Он начинал что-то бормотать о том, что здесь у нас все богатые, всего много и у всех все есть. И все совсем по-другому, не то что у них там, где, кроме джонок и сетей, ничего не было, и все джонки вдобавок одна на другую похожи. Уж на что беден был старик Кием Шань — он жил тем, что делал тесто на продажу, — так Островитянин и его считал зажиточным. Потому, видите ли, что у старика была ступа для муки, котел для теста да занавеска из бамбуковой дранки. Бон Линя он вообще считал почти богачом, потому что у того было около двадцати больших корзин, штук шесть плоских корзин для просушки зерна, много разных других плетенок, да еще бревна, бамбуковая дранка. Даже у тетушки Киен, по его мнению, было много красивых вещей. А уж беднее ее никого у нас не было, все ее имущество состояло из яркой картинки — на ней двое мужчин, один бородатый, другой пучеглазый, тянули друг к другу рюмки с вином — да валявшихся вокруг дома разбитых кувшинов, горшков, банок, треснувших бутылок. Все, что где-нибудь выбрасывали, Киен подбирала и тащила к себе. Но Островитянин даже на эти черепки смотрел завистливыми глазами.
Как-то раз он прибежал ко мне и, не успев перевести дух, с восторгом стал перечислять, что он видел только что в доме у Ту Чая.
— А чем он покрывает голову, видел? — подзадорил я.
И он тут же помчался обратно — посмотреть эту покрышку. Но ему навстречу выскочили собаки, которым очень не понравился его берет, и с лаем бросились на него.
Однажды, поддавшись дурному примеру, я решил поддразнить его:
— Эй.
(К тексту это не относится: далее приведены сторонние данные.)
@@ -96,8 +117,8 @@
     asm volatile("setmaxnreg.dec.sync.aligned.u32 %0;" ::"n"(kRegsCtl));
     if (warp == 0 && lane == 0) {
       uint32_t it = 0;
-      auto load_s = [&](int l) {
-        load_text_s<kTStages>(prm, &map_t, smem + kOffT, bars->tfull, bars->tempty, it, 0, n_dchunks,
+      auto load_s = [&](int l, int c0, int c1) {
+        load_text_s<kTStages>(prm, &map_t, smem + kOffT, bars->tfull, bars->tempty, it, c0, c1,
                               text_row0<kKB>(prm, pair_of(l)), rank RC_WT);
       };
       auto load_dx = [&](int l, int b0, int b1) {
@@ -115,12 +136,7 @@
                             blk * 64 + (int)rank * 32);
         }
       };
-      if (my_pairs > 0) load_s(0);
-      for (int l = 0; l < my_pairs; ++l) {
-        load_dx(l, 0, kDxLead);
-        if (l + 1 < my_pairs) load_s(l + 1);
-        load_dx(l, kDxLead, n_blk);
-      }
+      walk_issue_order(my_pairs, n_dchunks, n_blk, load_s, load_dx);
     } else if (warp == 3 && lane == 0) {
       uint32_t xit = 0;
       const uint64_t pol_keep = l2_policy_evict_last();
@@ -136,14 +152,16 @@
       auto wait_acc_free = [&](int sl, int ab, int tag) {
         RC_WAIT(mbar_wait, &bars->acc_empty[sl][ab], ((acc_par >> (2 * sl + ab)) & 1u) ^ 1u, tag);
       };
-      auto issue_s = [&](int l) {
+      auto issue_s = [&](int l, int c0, int c1) {
         const int sl = l & 1;
         const uint32_t s_tmem = tmem + sl * kSlotCols;
-        wait_acc_free(sl, 0, 7);
-        wait_acc_free(sl, 1, 7);
-        tc_fence_after();
-        RC_EV(l, 0);
-        for (int c = 0; c < n_dchunks; ++c, ++it, ++xit) {
+        if (c0 == 0) {
+          wait_acc_free(sl, 0, 7);
+          wait_acc_free(sl, 1, 7);
+          tc_fence_after();
+          RC_EV(l, 0);
+        }
+        for (int c = c0; c < c1; ++c, ++it, ++xit) {
           const int sa = xit % kXStages, sb_ = it % kTStages;
           RC_WAIT(mbar_wait, &bars->xfull[sa], (xit / kXStages) & 1, 5);
           RC_WAIT(mbar_wait, &bars->tfull[sb_], (it / kTStages) & 1, 6);
@@ -160,7 +178,7 @@
           }
           __syncwarp();
         }
-        RC_EV(l, 1);
+        if (c1 == n_dchunks) RC_EV(l, 1);
       };
       auto issue_dx = [&](int l, int b0, int b1) {
         const int sl = l & 1;
@@ -193,12 +211,7 @@
         }
         if (b1 == n_blk) RC_EV(l, 11);
       };
-      if (my_pairs > 0) issue_s(0);
-      for (int l = 0; l < my_pairs; ++l) {
-        issue_dx(l, 0, kDxLead);
-        if (l + 1 < my_pairs) issue_s(l + 1);
-        issue_dx(l, kDxLead, n_blk);
-      }
+      walk_issue_order(my_pairs, n_dchunks, n_blk, issue_s, issue_dx);
     } else if (warp == 2 && lane == 0) {
       uint32_t xit = 0;
       for (int l = 0; l < my_pairs; ++l) relay_x_tile<kXStages, false>(n_dchunks, bars->xf, bars->xfull, xit, leader_cta, 10 RC_WT);
@@ -330,24 +343,25 @@
   } else {
     const int ew = warp - 12;
     const int q = warp & 3, h = ew >> 2;
-    uint8_t* ebuf = smem + kOffEpi + ew * (kEpiBufs * kEpiBufBytes);
-    uint64_t* ebar = &bars->ebar[ew][0];
+    const int ep = ew >> 1;
+    const bool storer = (q & 1) == 0;
+    uint8_t* ebuf = smem + kOffEpi + ep * (kEpiBufs * kEpiBufBytes);
+    uint64_t* ebar = &bars->ebar[ep][0];
     const int total = my_pairs * n_blk;
     const uint64_t pol_first = l2_policy_evict_first();
     struct Cursor { int l, u, px, bo, bx; };
     auto cursor_pair = [&](Cursor& cu) {
       int b, px0;
       tile_coords(prm, 2 * pair_of(cu.l) + (int)rank, b, px0);
-      cu.px = px0 + q * 32;
+      cu.px = px0 + (q >> 1) * 64;
       cu.bo = b;
       cu.bx = (kKB && prm.kb > 0) ? (b < prm.B ? 0 : 1) : b;
     };
     auto cursor_next = [&](Cursor& cu) {
       if (++cu.u == n_blk) { cu.u = 0; ++cu.l; cursor_pair(cu); }
     };
-    Cursor cs{0, 0, 0, 0, 0}, cr{0, 0, 0, 0, 0};
-    cursor_pair(cs);
-    cursor_pair(cr);
+    Cursor cu{0, 0, 0, 0, 0};
+    cursor_pair(cu);
     int s_req = 0;
     auto request_x = [&]() {
       const int bi = s_req % kEpiBufs;
@@ -356,13 +370,15 @@
         return;
       }
       mbar_arrive_expect_tx(&ebar[bi], kEpiBufBytes);
-      tma_load_3d_hint(ebuf + bi * kEpiBufBytes, &map_xe, &ebar[bi], cr.px, cr.u * 64 + h * 32, cr.bx, pol_first);
+      tma_load_3d_hint(ebuf + bi * kEpiBufBytes, &map_xe, &ebar[bi], cu.px, cu.u * 64 + h * 32, cu.bx, pol_first);
     };
-    for (; s_req < kEpiAhead && s_req < total; ++s_req) {
-      if (lane == 0) request_x();
-      cursor_next(cr);
+    if (!storer) {
+      for (; s_req < kEpiAhead && s_req < total; ++s_req) {
+        if (lane == 0) request_x();
+        cursor_next(cu);
+      }
     }
-    const uint32_t moff = (uint32_t)((lane & 7) * 64 + ((((lane >> 3) ^ ((lane >> 1) & 3)) & 3) << 4));
+    const uint32_t moff = (uint32_t)((lane & 7) * 128 + (((((q & 1) << 2) | (lane >> 3)) ^ (lane & 7)) << 4));
     int s = 0;
     uint32_t acc_par = 0;
     for (int l = 0; l < my_pairs; ++l) {
@@ -384,20 +400,16 @@
         RC_T0(tld);
         uint32_t pa[4][4];
         {
-          uint32_t r[16];
-          tmem_ld_16x256b_x4(tacc + ab * kAccCols, r);
-          tmem_ld_wait();
+          uint32_t r[32];
+          tmem_ld_16x256b_x4_both(tacc + ab * kAccCols, r);
+          tmem_ld_wait32(r);
 #pragma unroll
           for (int g = 0; g < 4; ++g) {
-            pa[g][0] = pack_bf16x2(__uint_as_float(r[4 * g]), __uint_as_float(r[4 * g + 1]));
-            pa[g][1] = pack_bf16x2(__uint_as_float(r[4 * g + 2]), __uint_as_float(r[4 * g + 3]));
-          }
-          tmem_ld_16x256b_x4(tacc + ab * kAccCols + (16u << 16), r);
-          tmem_ld_wait();
-#pragma unroll
-          for (int g = 0; g < 4; ++g) {
-            pa[g][2] = pack_bf16x2(__uint_as_float(r[4 * g]), __uint_as_float(r[4 * g + 1]));
-            pa[g][3] = pack_bf16x2(__uint_as_float(r[4 * g + 2]), __uint_as_float(r[4 * g + 3]));
+#pragma unroll
+            for (int hh = 0; hh < 2; ++hh) {
+              pa[g][2 * hh] = pack_bf16x2(__uint_as_float(r[16 * hh + 4 * g]), __uint_as_float(r[16 * hh + 4 * g + 1]));
+              pa[g][2 * hh + 1] = pack_bf16x2(__uint_as_float(r[16 * hh + 4 * g + 2]), __uint_as_float(r[16 * hh + 4 * g + 3]));
+            }
           }
         }
         tc_fence_before();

Островитянин, наши ребята говорят, что у тебя хвост есть, как у дикаря!
— Ну, если бы так, я бы рад был! Вот бы такой хвост длинный иметь, как у лошади! Машешь им из стороны в сторону — прохладно! — беспечно ответил он и, довольный своим остроумием, захихикал.
— А еще они говорят, что ты дикарь и, как все дикари, можешь пить воду носом!
— Носом пить? Вот бы научиться, а? Тогда в цирк можно поступить, здорово! Только, наверно, долго надо тренироваться!
Мне вдруг подумалось, что Островитянин в чем-то прав: иметь хвост и пить носом — ну что тут в самом деле такого дикарского? Наоборот, многие только позавидовали бы такой возможности.